Please copy out every line of the data word for word.

→ **EXCERPTED RECORDS**

....

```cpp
void bcr_solve(const BcrArgs& b, const DevProblem& P, double radius, hipStream_t s, unsigned epoch,
               const BcrCand& cand) {
    if (b.N == 1) {
        hipLaunchKernelGGL(bcr_pack_kernel, dim3(16 * b.N), dim3(NT), 0, s, b, P, radius);
        SFM_HIP(hipGetLastError());
    }
    const size_t ldr = b.nrhs + 1;
    const size_t lds_odd = (2 * M * LD + 2 * M * M + 2 * M * 17 + 16 * LD + 20) * sizeof(double);
    const size_t lds_even = (2 * M * LD + 2 * M * ldr) * sizeof(double);
    const size_t lds_l = std::max(lds_odd, lds_even);
    const size_t lds_t = (3 * M * LD + 3 * M * ldr + 34) * sizeof(double);
    {
        const size_t cap = 160 * 1024;
        set_dyn_lds((const void*)bcr_level_kernel<false>, cap);
        set_dyn_lds((const void*)bcr_top_kernel, cap);
        set_dyn_lds((const void*)bcr_level_kernel<true>, lds_l);
    }
    int s_top = 1;
    for (int stride = 1; stride < b.N; stride *= 2) {
        const int n_odd = (b.N - stride + 2 * stride - 1) / (2 * stride);
        const int n_even = stride > 1 ? (b.N + 2 * stride - 1) / (2 * stride) : 0;
        hipLaunchKernelGGL(bcr_level_kernel<false>, dim3(32 * ((n_odd + n_even + 7) / 8)), dim3(NTL), lds_l, s, b, P,
                           radius, stride, n_odd, 0u);
        SFM_HIP(hipGetLastError());
        s_top = stride * 2;
    }
    const bool top_level = b.N >= 2 && b.nrhs == 16;
    if (top_level) {
        hipLaunchKernelGGL(bcr_level_kernel<true>, dim3(b.split ? 4 : 3 + b.N), dim3(NTL), lds_l, s, b, P, radius,
                           s_top, 1, epoch);
        SFM_HIP(hipGetLastError());
        if (b.split) {
            hipLaunchKernelGGL(bcr_corner_kernel, dim3(b.N), dim3(NT), 0, s, b, P, radius);
            SFM_HIP(hipGetLastError());
        }
    } else if (!b.split) {
        set_dyn_lds((const void*)bcr_top_corner_kernel, 156 * 1024);
        hipLaunchKernelGGL(bcr_top_corner_kernel, dim3(b.N), dim3(NTL), lds_t, s, b, P, radius, s_top / 2);
        SFM_HIP(hipGetLastError());
    } else {
        hipLaunchKernelGGL(bcr_top_kernel, dim3(1), dim3(NTL), lds_t, s, b, s_top / 2);
        SFM_HIP(hipGetLastError());
        hipLaunchKernelGGL(bcr_corner_kernel, dim3(b.N), dim3(NT), 0, s, b, P, radius);
// ... 1105 lines not shown
```

3dreconstruction_amd/csrc/ba_solver.cpp:

```cpp
#include <hip/hip_runtime.h>

#include <algorithm>
#include <atomic>
#include <cfloat>
#include <chrono>
#include <cmath>
#include <cstdlib>
#include <cstdio>
#include <cstring>
#include <limits>
#include <memory>
#include <vector>
#include <unordered_map>
#include <thread>
#include <mutex>

#include "ba_bcr.h"
#include "ba_kernels.h"
#include "ba_order.h"
#include "ba_plan.h"
#include "ba_wash.h"
#include "common.h"
#include "../include/sfm/pool.hpp"

// ... 377 lines not shown
            pl->dense.stamps = pl->bcr_stamps.p;
        }
    }
    if (pl->use_bcr) {
        BcrArgs tmp;
        bcr_setup(tmp, P);
        P.n_fblk = tmp.N + 1;
    } else {
        P.n_fblk = ba_cand_blocks(P);
    }
    pl->part_f.alloc(3 * (size_t)P.n_fblk);
    P.part_f = pl->part_f.p;
    if (pl->use_bcr) {
        bcr_setup(pl->bcr, P);
        pl->bcr.split = (ctx->flags & SFM_CTX_BA_SPLIT_BCR) != 0;
        pl->bcr_buf.alloc(bcr_doubles(pl->bcr));
        bcr_bind(pl->bcr, pl->bcr_buf.p);
        SFM_HIP(hipMemsetAsync(pl->bcr.fail, 0, 8 * sizeof(double) + sizeof(unsigned) * (size_t)pl->bcr.N, s));
        SFM_HIP(hipMemsetAsync(pl->bcr.Y, 0, sizeof(double) * bcr_y_granules(pl->bcr), s));
        SFM_HIP(hipMemsetAsync(pl->bcr.part + (size_t)pl->bcr.N * 512, 0, 512 * sizeof(double), s));
        if (std::getenv("SFM_BCR_STAMPS")) {
            pl->bcr_stamps.alloc(16);
            pl->bcr_stamps.zero(s);
            pl->bcr.stamps = pl->bcr_stamps.p;
        }
    }
    if (std::getenv("SFM_SCHUR_STAMPS")) pl->stamps.alloc(6 * std::max<size_t>(h.chunks.size(), 1));
}
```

....

→ **WRITTEN SOLUTION**
```cpp
void bcr_solve(const BcrArgs& b, const DevProblem& P, double radius, hipStream_t s, unsigned epoch,
               const BcrCand& cand) {
    if (b.N == 1) {
        hipLaunchKernelGGL(bcr_pack_kernel, dim3(16 * b.N), dim3(NT), 0, s, b, P, radius);
        SFM_HIP(hipGetLastError());
    }
    const size_t ldr = b.nrhs + 1;
    const size_t lds_odd = (2 * M * LD + 2 * M * M + 2 * M * 17 + 16 * LD + 20) * sizeof(double);
    const size_t lds_even = (2 * M * LD + 2 * M * ldr) * sizeof(double);
    const size_t lds_l = std::max(lds_odd, lds_even);
    const size_t lds_t = (3 * M * LD + 3 * M * ldr + 34) * sizeof(double);
    {
        const size_t cap = 160 * 1024;
        set_dyn_lds((const void*)bcr_level_kernel<false>, cap);
        set_dyn_lds((const void*)bcr_top_kernel, cap);
        set_dyn_lds((const void*)bcr_level_kernel<true>, lds_l);
    }
    int s_top = 1;
    for (int stride = 1; stride < b.N; stride *= 2) {
        const int n_odd = (b.N - stride + 2 * stride - 1) / (2 * stride);
        const int n_even = stride > 1 ? (b.N + 2 * stride - 1) / (2 * stride) : 0;
        hipLaunchKernelGGL(bcr_level_kernel<false>, dim3(32 * ((n_odd + n_even + 7) / 8)), dim3(NTL), lds_l, s, b, P,
                           radius, stride, n_odd, 0u);
        SFM_HIP(hipGetLastError());
        s_top = stride * 2;
    }
    const bool top_level = b.N >= 2 && b.nrhs == 16;
    if (top_level) {
        hipLaunchKernelGGL(bcr_level_kernel<true>, dim3(b.split ? 4 : 3 + b.N), dim3(NTL), lds_l, s, b, P, radius,
                           s_top, 1, epoch);
        SFM_HIP(hipGetLastError());
        if (b.split) {
            hipLaunchKernelGGL(bcr_corner_kernel, dim3(b.N), dim3(NT), 0, s, b, P, radius);
            SFM_HIP(hipGetLastError());
        }
    } else if (!b.split) {
        set_dyn_lds((const void*)bcr_top_corner_kernel, 156 * 1024);
        hipLaunchKernelGGL(bcr_top_corner_kernel, dim3(b.N), dim3(NTL), lds_t, s, b, P, radius, s_top / 2);
        SFM_HIP(hipGetLastError());
    } else {
        hipLaunchKernelGGL(bcr_top_kernel, dim3(1), dim3(NTL), lds_t, s, b, s_top / 2);
        SFM_HIP(hipGetLastError());
        hipLaunchKernelGGL(bcr_corner_kernel, dim3(b.N), dim3(NT), 0, s, b, P, radius);
// ... 1105 lines not shown
```

3dreconstruction_amd/csrc/ba_solver.cpp:

```cpp
#include <hip/hip_runtime.h>

#include <algorithm>
#include <atomic>
#include <cfloat>
#include <chrono>
#include <cmath>
#include <cstdlib>
#include <cstdio>
#include <cstring>
#include <limits>
#include <memory>
#include <vector>
#include <unordered_map>
#include <thread>
#include <mutex>

#include "ba_bcr.h"
#include "ba_kernels.h"
#include "ba_order.h"
#include "ba_plan.h"
#include "ba_wash.h"
#include "common.h"
#include "../include/sfm/pool.hpp"

// ... 377 lines not shown
            pl->dense.stamps = pl->bcr_stamps.p;
        }
    }
    if (pl->use_bcr) {
        BcrArgs tmp;
        bcr_setup(tmp, P);
        P.n_fblk = tmp.N + 1;
    } else {
        P.n_fblk = ba_cand_blocks(P);
    }
    pl->part_f.alloc(3 * (size_t)P.n_fblk);
    P.part_f = pl->part_f.p;
    if (pl->use_bcr) {
        bcr_setup(pl->bcr, P);
        pl->bcr.split = (ctx->flags & SFM_CTX_BA_SPLIT_BCR) != 0;
        pl->bcr_buf.alloc(bcr_doubles(pl->bcr));
        bcr_bind(pl->bcr, pl->bcr_buf.p);
        SFM_HIP(hipMemsetAsync(pl->bcr.fail, 0, 8 * sizeof(double) + sizeof(unsigned) * (size_t)pl->bcr.N, s));
        SFM_HIP(hipMemsetAsync(pl->bcr.Y, 0, sizeof(double) * bcr_y_granules(pl->bcr), s));
        SFM_HIP(hipMemsetAsync(pl->bcr.part + (size_t)pl->bcr.N * 512, 0, 512 * sizeof(double), s));
        if (std::getenv("SFM_BCR_STAMPS")) {
            pl->bcr_stamps.alloc(16);
            pl->bcr_stamps.zero(s);
            pl->bcr.stamps = pl->bcr_stamps.p;
        }
    }
    if (std::getenv("SFM_SCHUR_STAMPS")) pl->stamps.alloc(6 * std::max<size_t>(h.chunks.size(), 1));
}
```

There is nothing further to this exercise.